Damiano Palano
Quando nel Principe Machiavelli scrisse che l’Italia del Quattrocento «era in uno certo modo bilanciata», si riferiva al principio della «bilancia del potere», che aveva a lungo regolato le relazioni fra gli Stati della Penisola. L’idea che l’equilibrio rappresenti il modo migliore per preservare la pace era probabilmente già stata formulata nel mondo greco. Fu però Bernardo Rucellai, nella Firenze di Lorenzo il Magnifico, a enunciare per la prima volta in modo esplicito la regola in virtù della quale ogni governante dovrebbe principalmente puntare a conservare l’equilibrio nel sistema internazionale: una situazione, cioè, in cui nessuno Stato è tanto potente da imporsi su tutti gli altri. Come se l’arena internazionale fosse una bilancia, gli attori devono dunque distribuire la loro potenza – le loro risorse militari, ma anche quelle economiche, tecnologiche, demografiche, ecc. – su uno dei due piatti, in modo tale che le forze in campo siano più o meno in equilibrio.
Dall’Italia del Quattrocento, il principio giunse, per il tramite della Ragion di Stato, alla dottrina ottocentesca dello Stato-potenza, diventando non solo una bussola per la guida della politica estera, ma anche un criterio di interpretazione storica. Hegel lo inglobò nella propria filosofia della storia. E la storiografia di Leopold von Ranke lo tradusse in una vera e propria dottrina, secondo cui il compito primario di ogni Stato è estendere la propria potenza, ma anche neutralizzare, mediante alleanze, il rischio che qualche rivale diventi molto più forte e dunque minaccioso.
All’indomani della Seconda guerra mondiale, un epigono della scuola di Ranke, Ludwig Dehio, si trovò a riflettere, come molti suoi contemporanei, sulle radici della catastrofe che aveva lasciato la Germania in macerie. Il risultato dello sforzo fu Equilibrio o egemonia. Un problema fondamentale della storia politica moderna, un libro apparso originariamente nel 1948, che la casa editrice Morcelliana pubblicò nel 1954 con una presentazione di Mario Bendiscioli, grande conoscitore del mondo culturale tedesco. Nel volume, che oggi viene riproposto ai lettori italiani con una preziosa introduzione di Angelo Panebianco (Scholé, pp. 283, euro 26.00), Dehio delineava lo «schizzo» di circa cinquecento anni di storia, per mostrare come la logica dell’equilibrio avesse impedito che un aspirante egemone tramutasse il Vecchio continente in un impero. Lo storico tedesco era ben consapevole di come nel pensiero di Ranke fossero visibili i «germi del male» che avevano condotto alla «deificazione dello Stato». Tuttavia, riteneva che il metodo del maestro consentisse ancora di «penetrare il reale meccanismo della politica».

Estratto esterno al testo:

pockit_amd/csrc/pk_kernels.hip.h:

```cpp
#pragma once
#include <hip/hip_runtime.h>
#include "pk_abi.h"

struct PkSys {
  const double* s;
  const double* I;
  double sigma;
  const double* lams;
};

namespace pk {

template <int G>
struct Grp {};

#define PK_CONST_AS __attribute__((address_space(4)))
typedef const int64_t PK_CONST_AS* pk_cbase_t;
__device__ __forceinline__ pk_cbase_t const_bases(const int64_t* p) { return (pk_cbase_t)(uintptr_t)p; }
__device__ __forceinline__ PkTile load_tile(const PkTile* p) {
  const int32_t PK_CONST_AS* src = (const int32_t PK_CONST_AS*)(uintptr_t)p;
  PkTile t;
  int32_t* dst = reinterpret_cast<int32_t*>(&t);
#pragma unroll
  for (int k = 0; k < (int)(sizeof(PkTile) / sizeof(int32_t)); ++k) dst[k] = src[k];
  return t;
}

template <int N>
struct SegBases {
  int lo, hi;
  pk_cbase_t mem;
  __device__ __forceinline__ void load(const int64_t* __restrict__ lb, int off, int lane) {
    mem = const_bases(lb + off);
    if (N <= PK_WAVE) {
      const long long v = lane < N ? (long long)lb[off + lane] : 0ll;
      lo = (int)v;
      hi = (int)(v >> 32);
    }
  }
  __device__ __forceinline__ void settle() {
    if (N <= PK_WAVE) asm volatile("" : "+v"(lo), "+v"(hi));
  }
  __device__ __forceinline__ int64_t operator[](int e) const {
    if (N > PK_WAVE) return mem[e];
    const unsigned l = (unsigned)__builtin_amdgcn_readlane(lo, e), h = (unsigned)__builtin_amdgcn_readlane(hi, e);
    return (int64_t)(((unsigned long long)h << 32) | l);
  }
};

template <int N>
__device__ __forceinline__ void settle(double (&v)[N]) {
#pragma unroll
  for (int i = 0; i < N; ++i) asm volatile("" : "+v"(v[i]));
}

template <int N>
__device__ __forceinline__ void fresh_args(double (&a)[N], double& tau, double& dt, double& w) {
  settle(a);
  asm volatile("" : "+v"(tau), "+v"(w));
  (void)dt;
}

__device__ __forceinline__ void loads_done() { __builtin_amdgcn_s_waitcnt(0x0F70); }

__device__ __forceinline__ void wave_lds_sync() {
  __builtin_amdgcn_fence(__ATOMIC_RELEASE, "wavefront");
  __builtin_amdgcn_wave_barrier();
  __builtin_amdgcn_fence(__ATOMIC_ACQUIRE, "wavefront");
}

#define PK_NPHASE_DIM (PK_NPHASE > 0 ? PK_NPHASE : 1)
#define PK_XCDS 8
__device__ __forceinline__ int xcd_ids_below(int n, int y) { return (n + PK_XCDS - 1 - y) / PK_XCDS; }
__device__ __forceinline__ int xcd_tile_block(int wg, int first, int total) {
  const int x = wg % PK_XCDS;
  int start = 0;
#pragma unroll
  for (int y = 0; y < PK_XCDS; ++y)
    if (y < x) start += xcd_ids_below(total, y) - xcd_ids_below(first, y);
  return start + xcd_ids_below(wg, x) - xcd_ids_below(first, x);
}

#ifdef PK_TRACE
#define PK_DIAG(bits) ((A.flags & (bits)) != 0)
#else
#define PK_DIAG(bits) false
#endif
#ifdef PK_TRACE
#define PK_TRACE_REC(role) const int pk_trec = tl.pad >= 0 ? tl.pad * 3 + (role) : -1
#define PK_MARK_AT(rec, k)                                                                                   \
  do {                                                                                                      \
    if (A.trace != nullptr && (threadIdx.x & 63) == 0 && (rec) >= 0)                                        \
      A.trace[(size_t)(rec) * 16 + (k)] = __builtin_amdgcn_s_memrealtime();                                 \
  } while (0)
#define PK_MARK(k) PK_MARK_AT(pk_trec, k)
#define PK_TRACE_PARAM , int pk_trec
#define PK_TRACE_ARG , pk_trec
#else
#define PK_TRACE_PARAM
#define PK_TRACE_ARG
#define PK_TRACE_REC(role) do { } while (0)
#define PK_MARK_AT(rec, k) do { } while (0)
#define PK_MARK(k) do { } while (0)
#endif

#ifndef PK_STREAM_FLAGS
#define PK_STREAM_FLAGS "sc1"
#endif

__device__ __forceinline__ void put(double* __restrict__ p, double v) {
  __hip_atomic_store(p, v, __ATOMIC_RELAXED, __HIP_MEMORY_SCOPE_AGENT);
}

template <int CTRL, int ROW_MASK>
__device__ __forceinline__ double dpp_take(double v) {
  const int lo = __builtin_amdgcn_update_dpp(0, __double2loint(v), CTRL, ROW_MASK, 0xf, false);
  const int hi = __builtin_amdgcn_update_dpp(0, __double2hiint(v), CTRL, ROW_MASK, 0xf, false);
  return __hiloint2double(hi, lo);
}

__device__ __forceinline__ double wave_sum(double v) {
  v += dpp_take<0xb1, 0xf>(v);
  v += dpp_take<0x4e, 0xf>(v);
  v += dpp_take<0x114, 0xf>(v);
  v += dpp_take<0x118, 0xf>(v);
  v += dpp_take<0x142, 0xa>(v);
  v += dpp_take<0x143, 0xc>(v);
  const int lo = __builtin_amdgcn_readlane(__double2loint(v), 63);
  const int hi = __builtin_amdgcn_readlane(__double2hiint(v), 63);
  return __hiloint2double(hi, lo);
}

template <int N>
__device__ __forceinline__ void wave_sums_to(double* v, double* __restrict__ dst, int lane) {
  if constexpr (N > 0) {
#pragma unroll
    for (int r = 0; r < N; ++r) v[r] = wave_sum(v[r]);
    if (lane == 0) {
#pragma unroll
      for (int r = 0; r < N; ++r) dst[r] = v[r];
    }
  }
}

#ifndef PK_BIG_MFMA
#define PK_BIG_MFMA 0
#endif
typedef double pk_d4 __attribute__((ext_vector_type(4)));
template <class Store>
__device__ __forceinline__ void mfma_rows(const double* __restrict__ Amat, int lda, int nrows, int kdim, double scale,
                                          const double* __restrict__ Bcol, int ldb, int ncols, int rb, int cb, int lane,
                                          Store&& store) {
  pk_d4 acc = {0.0, 0.0, 0.0, 0.0};
  const int arow = rb * 16 + (lane & 15), bcol = cb * 16 + (lane & 15), kq = lane >> 4;
  const bool a_ok = arow < nrows, b_ok = bcol < ncols;
  const double* __restrict__ ap = Amat + (size_t)(a_ok ? arow : 0) * lda;
  const double* __restrict__ bp = Bcol + (size_t)(b_ok ? bcol : 0) * ldb;
  for (int k0 = 0; k0 < kdim; k0 += 64) {
    double a4[4][4];
#pragma unroll
    for (int g = 0; g < 4; ++g)
#pragma unroll
      for (int u = 0; u < 4; ++u) {
        const int k = k0 + 16 * g + 4 * kq + u;
        a4[g][u] = (a_ok && k < kdim) ? ap[k] : 0.0;
      }
#pragma unroll
    for (int g = 0; g < 4; ++g) {
      if (k0 + 16 * g >= kdim) break;
      double b4[4];
#pragma unroll
      for (int u = 0; u < 4; ++u) {
        const int k = k0 + 16 * g + 4 * kq + u;
        b4[u] = (b_ok && k < kdim) ? bp[k] : 0.0;
      }
#pragma unroll
      for (int u = 0; u < 4; ++u) acc = __builtin_amdgcn_mfma_f64_16x16x4f64(a4[g][u] * scale, b4[u], acc, 0, 0, 0);
    }
  }
  if (b_ok) {
#pragma unroll
    for (int reg = 0; reg < 4; ++reg) {
      const int r = rb * 16 + kq + 4 * reg;
      if (r < nrows) store(r, bcol, acc[reg]);
    }
  }
}

#define PK_POLL_SLEEP 4
#define PK_POLL_LIMIT (1 << 24)
__device__ __forceinline__ void handoff_put(unsigned long long* slot, double v) {
  unsigned long long b = (unsigned long long)__double_as_longlong(v);
  if (b == PK_EMPTY) b = 0x7FF8000000000000ull;
  __hip_atomic_store(slot, b, __ATOMIC_RELAXED, __HIP_MEMORY_SCOPE_AGENT);
}
// ... 161 lines not shown
                                           double* acc) {
  double a[K];
#pragma unroll
  for (int c = 0; c < K; ++c) a[c] = full[c] * width * 0.5;
#pragma unroll
  for (int c = 0; c < K; ++c) {
#pragma unroll
    for (int i = 0; i < P::NX; ++i) acc[i] += a[c] * f[i * PK_WAVE + c];
  }
}

template <class P>
__device__ __forceinline__ void defect_loop(const double* __restrict__ full, const double* __restrict__ f, double width,
                                            double* acc, int K) {
#pragma unroll 4
  for (int c = 0; c < K; ++c) {
    const double a = full[c] * width * 0.5;
#pragma unroll
    for (int i = 0; i < P::NX; ++i) acc[i] += a * f[i * PK_WAVE + c];
  }
}
template <class P, int K>
__device__ __forceinline__ void defect_dot_k(const double* __restrict__ full, const double* __restrict__ f, double width,
                                             double* acc) {
  if constexpr (K * P::NX <= PK_DOT_UNROLL_MAX) defect_dot<P, K>(full, f, width, acc);
  else defect_loop<P>(full, f, width, acc, K);
}

template <class P, bool STAGED>
__device__ __forceinline__ void write_defects(const PkArgs& A, const PkPhase& ph, const PkTile& tl,
                                              const TileGeom& g, const TileTabs& T, const double* s, double dt,
                                              const double* __restrict__ fsv, const double* xr, double* xe,
                                              int lane) {
  const int nrows = tl.nj * g.R;
  if (lane >= nrows) return;
  const int jj = magic_div((uint32_t)lane, tl.magicR), r = lane - jj * g.R;
  const int endslot = tl.q0 + (jj + 1) * g.stride;
  const int back_slot = P::SCHEME ? ph.L_m - 1 : ph.L_m;
  const double* __restrict__ f = fsv + jj * g.stride;
  double acc[P::NX];
#pragma unroll
  for (int i = 0; i < P::NX; ++i) acc[i] = 0.0;
  if (STAGED) {
    const double width = T.wd[jj];
    const double* __restrict__ full = T.full + r * g.K;
    switch (g.K) {
      case 1: defect_dot_k<P, 1>(full, f, width, acc); break;
      case 2: defect_dot_k<P, 2>(full, f, width, acc); break;
      case 3: defect_dot_k<P, 3>(full, f, width, acc); break;
      case 4: defect_dot_k<P, 4>(full, f, width, acc); break;
      case 5: defect_dot_k<P, 5>(full, f, width, acc); break;
      case 6: defect_dot_k<P, 6>(full, f, width, acc); break;
      case 7: defect_dot_k<P, 7>(full, f, width, acc); break;
      case 8: defect_dot_k<P, 8>(full, f, width, acc); break;
      default:
        defect_loop<P>(full, f, width, acc, g.K);
        break;
    }
  } else {
    const double* __restrict__ full = A.db + tl.full_off + r * g.K;
    const double width = A.db[ph.width_off + tl.j0 + jj];
#pragma unroll 4
    for (int c = 0; c < g.K; ++c) {
      const double a = full[c] * width * 0.5;
#pragma unroll
      for (int i = 0; i < P::NX; ++i) acc[i] += a * f[i * PK_WAVE + c];
    }
  }
#pragma unroll
  for (int i = 0; i < P::NX; ++i) {
    if (endslot == back_slot) xe[i] = P::back_value(i, xe[i], s);
    put(&A.o_g[ph.g_off + i * ph.L_d + tl.r0 + lane], (xr[i] - xe[i]) - acc[i] * dt);
  }
}
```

Secondo lo «schizzo» di Dehio, la storia del sistema europeo degli Stati cominciò nel 1494, quando il re di Francia, Carlo VIII, scese in Italia con un esercito enorme, per gli standard del tempo. Da quel momento gli Stati italiani persero di fatto la loro autonomia, perché troppo piccoli per controbilanciare la potenza di un regno già tanto vasto. Iniziò allora la lotta per la conquista dell’egemonia europea. In una prima fase, furono contrastate le aspirazioni dell’imperatore Carlo V e, successivamente, di Filippo II di Spagna: nel primo caso dalla Francia (alleata con l’Impero Ottomano) e nel secondo dall’Inghilterra e dalle Province Unite Olandesi. Poi fu la volta della Francia di Luigi XIV, il cui sogno di realizzare una “monarchia universale” si infranse contro la barriera eretta da Inghilterra e Russia, che un secolo dopo arrestarono anche l’espansione della Francia rivoluzionaria e di Napoleone. Infine, furono gli obiettivi egemonici della Germania a essere sconfitti, nella Prima e nella Seconda guerra mondiale, da alleanze composite, che inclusero anche gli Stati Uniti.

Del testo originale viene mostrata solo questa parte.